Новый агент, которому прежний передал Ульянова, находясь неподалеку, безусловно, слышал, как тот спрашивал о билете до Москвы, затем видел, как он протянул что-то в окошко и как, в свою очередь, кассир подал что-то обратно. Сомнений не может быть: он передумал ехать в Вильну, сдал один билет, купил другой и направляется прямо в Москву, к матери, к родным. Видно, уж очень соскучился. Что ж, это вполне понятно.
Можно было бы, конечно, на всякий случай справиться в кассе о билете, купленном Ульяновым, но чего же справляться, если сам все слышал своими ушами и видел своими глазами! Да и поезд на Москву уже вот-вот отходит. Агент поспешил вслед за Ульяновым на перрон.

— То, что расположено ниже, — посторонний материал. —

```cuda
template <int R, bool BATCH>
__device__ __forceinline__ void mark_row(u32 la, u32 lane, u32 count, u32 a, u32 b, u32 z, u32 nk, u32 mem_a, u32 (&t)[4],
                                         u32 &mn, u32 &keep, u32 &dirty) {
    const uint4 q = lds128o<R * 512>(la);
    const u32 nx = lds32o<R * 512 + 16>(la), pv = lds32o<R * 512 - 4>(la);
    t[0] = q.x; t[1] = q.y; t[2] = q.z; t[3] = q.w;
    u32 m = 0, pm = 0;
#pragma unroll 1
    for (u32 j = 0; j < (BATCH ? nk : 1u); ++j) {
        if (BATCH) { a = lds32(mem_a + 8 * j); b = lds32(mem_a + 8 * j + 4); }
        m |= (((t[0] ^ a) & TOK_MASK) == 0 && t[1] == b) ? 1u : 0u;
        m |= (((t[1] ^ a) & TOK_MASK) == 0 && t[2] == b) ? 2u : 0u;
        m |= (((t[2] ^ a) & TOK_MASK) == 0 && t[3] == b) ? 4u : 0u;
        m |= (((t[3] ^ a) & TOK_MASK) == 0 && nx == b) ? 8u : 0u;
        pm |= (((pv ^ a) & TOK_MASK) == 0 && t[0] == b) ? 1u : 0u;
    }
    const u32 d = ((m << 1) | pm) & 0xfu;
    u32 valid = 0xfu;
    if (R * 128u + 128u > count) {
        const int rem = (int)count - (int)(R * 128 + lane * 4);
        valid = rem >= 4 ? 0xfu : (rem <= 0 ? 0u : ((1u << rem) - 1u));
    }
    mn = m & valid;
    keep = ~d & valid;
    dirty |= (mn | (keep ^ valid)) ? (1u << R) : 0u;
    if (mn) {
        auto zof = [&](u32 x) { return (BATCH ? z + batch_member(x, nk, mem_a) : z) | (x & TOK_FLAG); };
        if (mn & 1u) t[0] = zof(t[0]);
        if (mn & 2u) t[1] = zof(t[1]);
        if (mn & 4u) t[2] = zof(t[2]);
        if (mn & 8u) t[3] = zof(t[3]);
    }
}

__device__ __forceinline__ void scatter_row(u32 s_a, u32 lane, u32 off, u32 row_kept, u32 lane_excl, u32 kp, const u32 (&t)[4]) {
    if (row_kept == 128u) {
        const u32 p = s_a + ((off + 4u * lane) << 2);
        if ((off & 3u) == 0) sts128(p, t[0], t[1], t[2], t[3]);
        else { sts32(p, t[0]); sts32o<4>(p, t[1]); sts32o<8>(p, t[2]); sts32o<12>(p, t[3]); }
    } else {
        u32 p = s_a + ((off + lane_excl) << 2);
        if (kp & 1u) sts32(p, t[0]);
        p += (kp << 2) & 4u;
        if (kp & 2u) sts32(p, t[1]);
        p += (kp << 1) & 4u;
        if (kp & 4u) sts32(p, t[2]);
        p += kp & 4u;
        if (kp & 8u) sts32(p, t[3]);
    }
}

template <bool LIST>
__global__ void __launch_bounds__(MS_THREADS, MS_MINBLOCKS) k_merge_seg(SegArgs A) {
    Ctl *ctl = A.ctl;
    if (!A.force && (ctl->done || ctl->overflow || ctl->iter >= ctl->max_iter)) return;
    if (ctl->a == ctl->b) return;

    extern __shared__ __align__(128) unsigned char smem_raw[];
    u32 *s_warp = reinterpret_cast<u32 *>(smem_raw);
    u64 *s_bar = reinterpret_cast<u64 *>(s_warp + MS_WARPS * MS_WARP_WORDS);
    u32 *s_dkey = reinterpret_cast<u32 *>(s_bar + MS_WARPS * MS_STAGES);
    u32 *s_dcnt = s_dkey + MS_DCACHE;
    ull *s_drops = reinterpret_cast<ull *>(s_dcnt + MS_DCACHE);
    u32 *s_mem = reinterpret_cast<u32 *>(s_drops + 1);

    const u32 FULL = 0xffffffffu;
    const u32 tid = threadIdx.x, lane = tid & 31, warp = tid >> 5;
    const u64 n = ctl->n;
    u32 *__restrict__ w = ctl->cur ? A.buf1 : A.buf0;
    const Edge *__restrict__ e_cur = ctl->edge_cur ? A.e1 : A.e0;
    Edge *__restrict__ e_next = ctl->edge_cur ? A.e0 : A.e1;
    const u32 a = (u32)ctl->a, b = (u32)ctl->b, z = (u32)ctl->z;
    const u32 nseg = ctl->nseg;
    const u32 nk = (!LIST && A.batched) ? ctl->nk : 1u;
    const u32 mem_a = smem_addr(s_mem);
    ull *const delta = A.xbase ? x_local_delta(A.xbase, A.xstride) : A.delta;
    const u32 *__restrict__ cand = LIST ? reinterpret_cast<const u32 *>(ctl->cand_ptr) : nullptr;
    const u32 n_cand = LIST ? ctl->n_cand : 0u;

    const u32 ws_a = smem_addr(s_warp + warp * MS_WARP_WORDS);
    const u32 wmeta_a = ws_a + MS_STAGES * MS_SW * 4;
    const u32 wbe_a = wmeta_a + MS_STAGES * MS_META * 4;
    const u32 wbar_a = smem_addr(s_bar + warp * MS_STAGES);

    if (lane == 0) {
        for (int s = 0; s < MS_STAGES; ++s) mbar_init(s_bar + warp * MS_STAGES + s, 1);
        fence_mbar_init();
    }
    for (u32 i = tid; i < MS_DCACHE; i += MS_THREADS) { s_dkey[i] = 0xffffffffu; s_dcnt[i] = 0; }
    if (tid == 0) *s_drops = 0;
    if (tid < nk) { s_mem[2 * tid] = tid ? (u32)ctl->bat_a[tid] : a; s_mem[2 * tid + 1] = tid ? (u32)ctl->bat_b[tid] : b; }
    __syncthreads();

    u32 batch_seg = 0, batch_pos = MS_BATCH;
    u32 list_next = blockIdx.x * MS_WARPS + warp;
    const u32 meta_src = 4u * (lane == 0 ? 4u : lane == 1 ? 3u : lane < 5 ? 14u + lane : lane < 8 ? 0u : lane < 16 ? lane : 0u);
    bool exhausted = false;
    auto issue = [&](u32 stage) {
        const u32 meta_a = wmeta_a + stage * (MS_META * 4);
        for (;;) {
            if (exhausted) {
                if (lane == 0) sts32o<20>(meta_a, MS_INVALID);
                __syncwarp();
                return;
            }
            if (batch_pos == MS_BATCH) {
                u32 tk = 0;
                if (LIST) {
                    tk = list_next; list_next += gridDim.x * MS_WARPS;
                    if (tk >= n_cand) { exhausted = true; continue; }
                    batch_seg = cand[tk] - (MS_BATCH - 1); batch_pos = MS_BATCH - 1;
                } else {
                    if (lane == 0) tk = atomicAdd(&ctl->merge_ticket, 1u);
                    tk = __shfl_sync(FULL, tk, 0);
                    if ((u64)tk * MS_BATCH >= nseg) { exhausted = true; continue; }
                    batch_seg = tk * MS_BATCH; batch_pos = 0;
                }
                if (LIST ? (lane >= MS_BATCH - 1 && lane < MS_BE) : (lane < MS_BE)) {
                    const long long idx = (LIST ? (long long)(int)batch_seg : (long long)batch_seg) - 1 + lane;
                    uint4 q0, q1;
                    if (idx >= 0 && idx < (long long)nseg) {
                        const uint4 *p = reinterpret_cast<const uint4 *>(&e_cur[idx]);
                        q0 = p[0]; q1 = p[1];
                    } else {
                        q0 = make_uint4(TOK_SENTINEL, TOK_SENTINEL, TOK_SENTINEL, TOK_SENTINEL);
                        q1 = make_uint4(TOK_SENTINEL, 3u, 0u, 0u);
                    }
                    sts128(wbe_a + lane * 32, q0.x, q0.y, q0.z, q0.w);
                    sts128(wbe_a + lane * 32 + 16, q1.x, q1.y, q1.z, q1.w);
                }
                __syncwarp();
            }
            const u32 k = batch_pos++;
            const u32 seg = batch_seg + k;
            if (seg >= nseg) { exhausted = true; continue; }
            const u32 rec_a = wbe_a + k * 32;
            const u32 cnt = lds32o<32 + 20>(rec_a);
            if (cnt == 0) {
                if (lane < 8) reinterpret_cast<u32 *>(&e_next[seg])[lane] = (lane < 5) ? TOK_SENTINEL : 0u;
                continue;
            }
            const u32 cm1 = lds32o<20>(rec_a), cp1 = lds32o<64 + 20>(rec_a);
            const u32 st_a = ws_a + stage * (MS_SW * 4);
            u32 mv = lds32(rec_a + meta_src);
            if (lane == 5) mv = seg;
            if (lane == 6) mv = cnt;
            if (lane < 16) sts32(meta_a + lane * 4, mv);
            if (lane < 2) sts32(st_a + (MS_PAD - 1 - lane) * 4, mv);
            if (!(cm1 >= 2 && cp1 >= 3)) {
                __syncwarp();
                if (lane == 0) {
                    u32 N[3], P[2];
                    seg_neighbours(e_cur, seg, nseg, N, P);
                    sts32o<0>(meta_a, P[0]); sts32o<4>(meta_a, P[1]); sts32o<8>(meta_a, N[0]); sts32o<12>(meta_a, N[1]); sts32o<16>(meta_a, N[2]);
                    sts32o<(MS_PAD - 1) * 4>(st_a, P[0]); sts32o<(MS_PAD - 2) * 4>(st_a, P[1]);
                }
            }
            __syncwarp();
            if (lane == 0) {
                const u32 bytes = ((cnt + 3u) & ~3u) * 4u;
                fence_proxy_async_smem();
                mbar_arrive_expect_tx_a(wbar_a + stage * 8, bytes);
                bulk_g2s_a(st_a + MS_PAD * 4, w + (u64)seg * SEG_TOKENS, bytes, wbar_a + stage * 8);
            }
            __syncwarp();
            return;
        }
    };

    for (u32 s = 0; s + 1 < MS_STAGES; ++s) issue(s);
    u32 drops = 0;
    for (u32 j = 0;; ++j) {
        const u32 stage = j % MS_STAGES;
        issue((j + MS_STAGES - 1) % MS_STAGES);
        const u32 meta_a = wmeta_a + stage * (MS_META * 4);
        const u32 seg = lds32o<20>(meta_a);
        if (seg == MS_INVALID) break;
        const u32 count = lds32o<24>(meta_a);
        const u32 s_a = ws_a + stage * (MS_SW * 4) + MS_PAD * 4;
        mbar_wait_a(wbar_a + stage * 8, (j / MS_STAGES) & 1u);
        if (lane < 3) sts32(s_a + (count + lane) * 4, lds32(meta_a + 8 + lane * 4));
        __syncwarp();

        u32 t[4][4], mn[4] = {0, 0, 0, 0}, keep[4] = {0, 0, 0, 0};
        u32 dirty = 0;
        const u32 la = s_a + lane * 16;
        if (nk == 1u) {
            mark_row<0, false>(la, lane, count, a, b, z, 1u, mem_a, t[0], mn[0], keep[0], dirty);
            if (count > 128u) mark_row<1, false>(la, lane, count, a, b, z, 1u, mem_a, t[1], mn[1], keep[1], dirty);
            if (count > 256u) mark_row<2, false>(la, lane, count, a, b, z, 1u, mem_a, t[2], mn[2], keep[2], dirty);
            if (count > 384u) mark_row<3, false>(la, lane, count, a, b, z, 1u, mem_a, t[3], mn[3], keep[3], dirty);
        } else {
            mark_row<0, true>(la, lane, count, a, b, z, nk, mem_a, t[0], mn[0], keep[0], dirty);
            if (count > 128u) mark_row<1, true>(la, lane, count, a, b, z, nk, mem_a, t[1], mn[1], keep[1], dirty);
            if (count > 256u) mark_row<2, true>(la, lane, count, a, b, z, nk, mem_a, t[2], mn[2], keep[2], dirty);
            if (count > 384u) mark_row<3, true>(la, lane, count, a, b, z, nk, mem_a, t[3], mn[3], keep[3], dirty);
        }
        dirty = __reduce_or_sync(FULL, dirty);
        if (!dirty) {
            if (lane < 8) reinterpret_cast<u32 *>(&e_next[seg])[lane] = lds32(meta_a + 32 + lane * 4);
            __syncwarp();
            continue;
        }

        if (delta) {
            u32 mall = mn[0] | (mn[1] << 4) | (mn[2] << 8) | (mn[3] << 12);
#pragma unroll 1
            while (mall) {
                const int bit = __ffs(mall) - 1;
                mall &= mall - 1;
                const u32 at = la + (bit >> 2) * 512 + (bit & 3) * 4;
                if (nk == 1u) delta_one(at, a, b, A.V, s_dkey, s_dcnt, delta);
                else delta_batch(at, nk, mem_a, z, A.V, s_dkey, s_dcnt, delta);
            }
        }

        const u32 own = __popc(keep[0]) | (__popc(keep[1]) << 8) | (__popc(keep[2]) << 16) | (__popc(keep[3]) << 24);
        u32 incl = own;
#pragma unroll
        for (int o = 1; o < 32; o <<= 1) {
            const u32 v = __shfl_up_sync(FULL, incl, o);
            if (lane >= (u32)o) incl += v;
        }
        const u32 tot = __shfl_sync(FULL, incl, 31);
        const u32 excl = incl - own;
        const u32 k0 = tot & 0xffu, k1 = (tot >> 8) & 0xffu, k2 = (tot >> 16) & 0xffu, k3 = tot >> 24;
        const u32 off1 = k0, off2 = k0 + k1, off3 = off2 + k2;
        const u32 new_count = off3 + k3;
        const int first_dirty = __ffs(dirty) - 1;
        __syncwarp();

        if (first_dirty <= 0) scatter_row(s_a, lane, 0u, k0, excl & 0xffu, keep[0], t[0]);
        if (first_dirty <= 1 && count > 128u) scatter_row(s_a, lane, off1, k1, (excl >> 8) & 0xffu, keep[1], t[1]);
        if (first_dirty <= 2 && count > 256u) scatter_row(s_a, lane, off2, k2, (excl >> 16) & 0xffu, keep[2], t[2]);
        if (count > 384u) scatter_row(s_a, lane, off3, k3, excl >> 24, keep[3], t[3]);
        __syncwarp();
        {
            uint4 *__restrict__ gp = reinterpret_cast<uint4 *>(w + (u64)seg * SEG_TOKENS) + lane;
            const u32 vend = (new_count + 3u) >> 2;
            if (first_dirty <= 0 && lane < vend) gp[0] = lds128o<0>(la);
            if (first_dirty <= 1 && lane + 32u < vend) gp[32] = lds128o<512>(la);
            if (first_dirty <= 2 && lane + 64u < vend) gp[64] = lds128o<1024>(la);
            if (lane + 96u < vend) gp[96] = lds128o<1536>(la);
        }
        {
            const u32 idx = lane < 3 ? lane : new_count + lane - 5u;
            const bool have = lane < 3 ? (lane < new_count) : (new_count + lane >= 5u);
            u32 word = TOK_SENTINEL;
            if (have && lane < 5) word = lds32(s_a + (idx & (SEG_TOKENS - 1)) * 4);
            if (lane == 5) word = new_count;
            if (lane > 5) word = 0;
            if (lane < 8) reinterpret_cast<u32 *>(&e_next[seg])[lane] = word;
        }
        drops += count - new_count;
        __syncwarp();
    }

    if (lane == 0 && drops) atomicAdd(s_drops, (ull)drops);
    __syncthreads();
    if (delta)
        for (u32 i = tid; i < MS_DCACHE; i += MS_THREADS)
            if (s_dkey[i] != 0xffffffffu && s_dcnt[i]) atomicAdd(&delta[s_dkey[i]], (ull)s_dcnt[i]);
    if (tid == 0) {
        const ull cta_drops = *s_drops;
        if (cta_drops) atomicAdd(&ctl->drops, cta_drops);
        __threadfence();
        const u32 e = atomicAdd(&ctl->merge_exit, 1u);
        if (e == gridDim.x - 1) {
            __threadfence();
            const ull dropped = *(volatile ull *)&ctl->drops;
            ctl->sum_in += n; ctl->sum_out += n - dropped;
            ctl->n = n - dropped;
            ctl->drops = 0;
            ctl->edge_cur ^= 1u;
            ctl->iter += nk;
            ctl->epoch += 1;
            ctl->merge_ticket = 0; ctl->merge_exit = 0;
        }
    }
}
```
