# chengstone/cchess-zero

Hardware: AMD Instinct MI355X
Metric: MCTS simulations/sec (whole node), playout=1600, 7-block net (higher is better)
Workload: dtype mx6

## Files before the change

### cchess_zero_amd/csrc/cz_conv.hip

```cpp
#include "cz_internal.h"
#include "cz_conv_kernel.h"
#include "cz_trunk_split.h"
#include "cz_trunk_mx.h"
#ifdef CZ_EXPERIMENT_MX2
#include "cz_trunk_mx2.h"
#include <cstdlib>
#endif
#ifdef CZ_EXPERIMENT_MX12
#include "cz_trunk_mx12.h"
#include <cstdlib>
#endif

extern "C" int cz_conv3x3_c128_bf16(cz_ctx *c, const void *in, const void *wpk, const float *bias, const void *residual,
                                    void *out, int B, int relu) {
    using namespace czconv;
    CZ_REQUIRE(c && in && wpk && bias && out && B >= 0, "cz_conv3x3_c128_bf16: null argument");
    if (B == 0) return CZ_OK;
    if (!c->conv_attr_set) {
        CZ_HIP(hipFuncSetAttribute(reinterpret_cast<const void *>(k_conv3x3_c128), hipFuncAttributeMaxDynamicSharedMemorySize, CV_LDS_BYTES));
        c->conv_attr_set = true;
    }
    const int grid = (B + CV_P - 1) / CV_P;
    hipLaunchKernelGGL(k_conv3x3_c128, dim3(grid), dim3(CV_THREADS), CV_LDS_BYTES, c->stream, (const uint16_t *)in,
                       (const uint16_t *)wpk, bias, (const uint16_t *)residual, (uint16_t *)out, B, relu);
    CZ_HIP(hipGetLastError());
    return CZ_OK;
}

static unsigned long long *clock_probe(cz_ctx *c, int grid) {
    if (!c->clock_probe || grid > c->clock_probe_wgs) return nullptr;
    c->clock_probe_last_grid = grid;
    return c->clock_probe;
}

static int launch_tower(cz_ctx *c, const void *in, const void *wpk, const float *bias, void *out, const float *head_w,
                        const float *head_b, float *head_out, int B, int nblocks, const void *planes = nullptr,
                        const void *w0 = nullptr, const float *b0 = nullptr, bool f16 = false) {
    if (head_w && (reinterpret_cast<uintptr_t>(head_w) & 15u)) { cz_set_error("cz_net_trunk: head_w must be 16-byte aligned"); return CZ_EINVAL; }
    using namespace czconv;
    if (B == 0) return CZ_OK;
    if (!c->tower_attr_set) {
        CZ_HIP(hipFuncSetAttribute(reinterpret_cast<const void *>(k_tower8_c128<false, 4>), hipFuncAttributeMaxDynamicSharedMemorySize, T8_LDS_BYTES));
        CZ_HIP(hipFuncSetAttribute(reinterpret_cast<const void *>(k_tower8_c128<true, 4>), hipFuncAttributeMaxDynamicSharedMemorySize, T8_LDS_BYTES));
        c->tower_attr_set = true;
    }
    const int grid = (B + T8_P - 1) / T8_P;
    if (f16)
        hipLaunchKernelGGL((k_tower8_c128<true, 4>), dim3(grid), dim3(T8_THREADS), T8_LDS_BYTES, c->stream, (const uint16_t *)in,
                           (const uint16_t *)wpk, bias, (uint16_t *)out, head_w, head_b, head_out, (const uint16_t *)planes,
                           (const uint16_t *)w0, b0, B, 2 * nblocks, c->batch_count, clock_probe(c, grid));
    else
        hipLaunchKernelGGL((k_tower8_c128<false, 4>), dim3(grid), dim3(T8_THREADS), T8_LDS_BYTES, c->stream, (const uint16_t *)in,
                           (const uint16_t *)wpk, bias, (uint16_t *)out, head_w, head_b, head_out, (const uint16_t *)planes,
                           (const uint16_t *)w0, b0, B, 2 * nblocks, c->batch_count, clock_probe(c, grid));
    CZ_HIP(hipGetLastError());
    return CZ_OK;
}

extern "C" int cz_tower_c128_bf16(cz_ctx *c, const void *in, const void *wpk, const float *bias, void *out, int B, int nblocks) {
    CZ_REQUIRE(c && in && wpk && bias && out && B >= 0 && nblocks >= 1, "cz_tower_c128_bf16: null argument / nblocks < 1");
    return launch_tower(c, in, wpk, bias, out, nullptr, nullptr, nullptr, B, nblocks);
}
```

Ульянов знал — это был точный психологический расчет, — что после того, как охранка выследила его и имела полную возможность сцапать, но не сделала этого по своей прихоти, вернее, по своим более далеким соображениям, он теперь не был для нее столь загадочной и неуловимой фигурой, а стал понятней, проще, что ли, он как бы находился отныне у нее в петле, которую можно в любой момент затянуть. И это ощущение рождало беспечность или, уж во всяком случае, несколько притупляло бдительность. В расчете на это была задумана и безукоризненно сыграна сцена покупки билета до Москвы.
Ульянов вошел в московский поезд и, будто ища себе место, двинулся вперед по вагонам к центру поезда. По пути он всматривался в лица кондукторов, стараясь угадать, кто оказался бы податливей на его просьбу. Только в четвертом вагоне кондуктор расположил его к себе. Это был огромный печально-мрачный детина с небесно-синими добрыми глазами. Ульянов позвал его в тамбур и сожалеющим тоном проговорил:
— Будьте любезны… Мне, оказывается, в тот поезд, что стоит на втором пути, а я по ошибке забрался в ваш. Не хочется с тяжелым чемоданом тащиться обратно через весь вагон, да потом еще обходить состав. Не откроете ли вы мне дверь на ту сторону?
Ни слова не говоря, детина отомкнул дверь и даже помог с чемоданом. Поблагодарив, Ульянов направился к Виленскому поезду. Посадки еще не было, но ему и здесь удалось уговорить кондуктора, и тот пропустил его в вагон.
Войдя в свое отделение, Ульянов протянутой издали рукой осторожно задернул на окне занавеску, бросил наверх чемодан, потом опустился на сиденье и перевел наконец дух. Все? Да ведь, пожалуй. Он тихо засмеялся. «Я вам покажу подсадную утку!» Впрочем, вполне успокоиться можно будет лишь тогда, когда тронется московский поезд. Это произойдет через несколько минут. Надо затаиться и ждать.
Ульянов терпеливо ждал и думал при этом о том, какое важное значение будут иметь последствия смерти Энгельса для всего рабочего движения.
Хотя он был подготовлен Лафаргом к этой смерти, хотя он, конечно, понимал, что семьдесят пять лет это уже такой возраст, когда и без болезней человеку трудно загадывать наперед, но все-таки весть о ней потрясла его. Ах, если бы это была жестокая, бестактная первоапрельская шутка! Но на дворе стоял не мрачный апрель, а ясный, трезвый август… Как было бы неуместно и досадно оказаться арестованным именно теперь!
Уже лет восемь, со времен Казанского университета, Ульянов привык мысленно беседовать с Энгельсом, советоваться, потом мечтал о встрече и как бы держал ее про запас на случай особенно трудный и ответственный. Но вот этот случай приспел — пора начинать труднейшее дело создания партии, — и вдруг оказалось, что встреча уже невозможна. Как дети, даже взрослые, невольно мужают со смертью отца, ощущают новый груз ответственности на своих плечах, обретают во многом иной, более зоркий взгляд на вещи, так то же самое переживал сейчас Ульянов.
Он горько сожалел и о том, что даже не написал Энгельсу ни одного письма. Все откладывал да откладывал. А ведь жизнь уже давала уроки, смысл коих состоит в том, что есть вещи, которые откладывать нельзя.
Когда ему было восемнадцать лет, в трудную пору после исключения из Казанского университета, в деревне Кокушкино он написал письмо Чернышевскому. Ответа не получил. Может быть, он затерялся или попал в руки полиции, а может, из-за болезни или занятости Чернышевский и не ответил. Надо было послать второе письмо, третье, даже съездить к нему — это же так недалеко! И он собирался написать еще, мечтал съездить, по в делах, хлопотах, заботах время шло, шло, минул год, и вдруг настал скорбный для всей России день, когда вместо чистого листа для письма он вынужден был взять любимую фотографию Чернышевского и написать на ней: «Умер 17 октября 1889 года в Саратове».